• _Work to complete_: Please restate the data word for word.

• _Data to examine_:

# tiborcamargo/KinectPy

Hardware: AMD Instinct MI355X
Metric: Mpoints/sec end-to-end (unproject+filter+ICP), 4-sensor frame (higher is better)
Workload: dtype f64 decisions / f32 storage

## Files before the change

### kinectpy_amd/csrc/kpx_icp.hip

```cpp
#include <chrono>
#include <mutex>
#include <fcntl.h>
#include <memory>
#include <condition_variable>
#include <thread>
#include <atomic>
#include <sys/file.h>
#include <unistd.h>
#include <limits.h>
#include <stddef.h>
#include <string.h>
#include <stdio.h>
#include <time.h>
#include <stdlib.h>

#include "kpx_internal.h"
#include "kpx_linalg.h"
#include "kpx_fixed.h"

namespace kpx {
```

• _Answer for this exercise_:
# tiborcamargo/KinectPy

Hardware: AMD Instinct MI355X
Metric: Mpoints/sec end-to-end (unproject+filter+ICP), 4-sensor frame (higher is better)
Workload: dtype f64 decisions / f32 storage

## Files before the change

### kinectpy_amd/csrc/kpx_icp.hip

```cpp
#include <chrono>
#include <mutex>
#include <fcntl.h>
#include <memory>
#include <condition_variable>
#include <thread>
#include <atomic>
#include <sys/file.h>
#include <unistd.h>
#include <limits.h>
#include <stddef.h>
#include <string.h>
#include <stdio.h>
#include <time.h>
#include <stdlib.h>

#include "kpx_internal.h"
#include "kpx_linalg.h"
#include "kpx_fixed.h"

namespace kpx {
```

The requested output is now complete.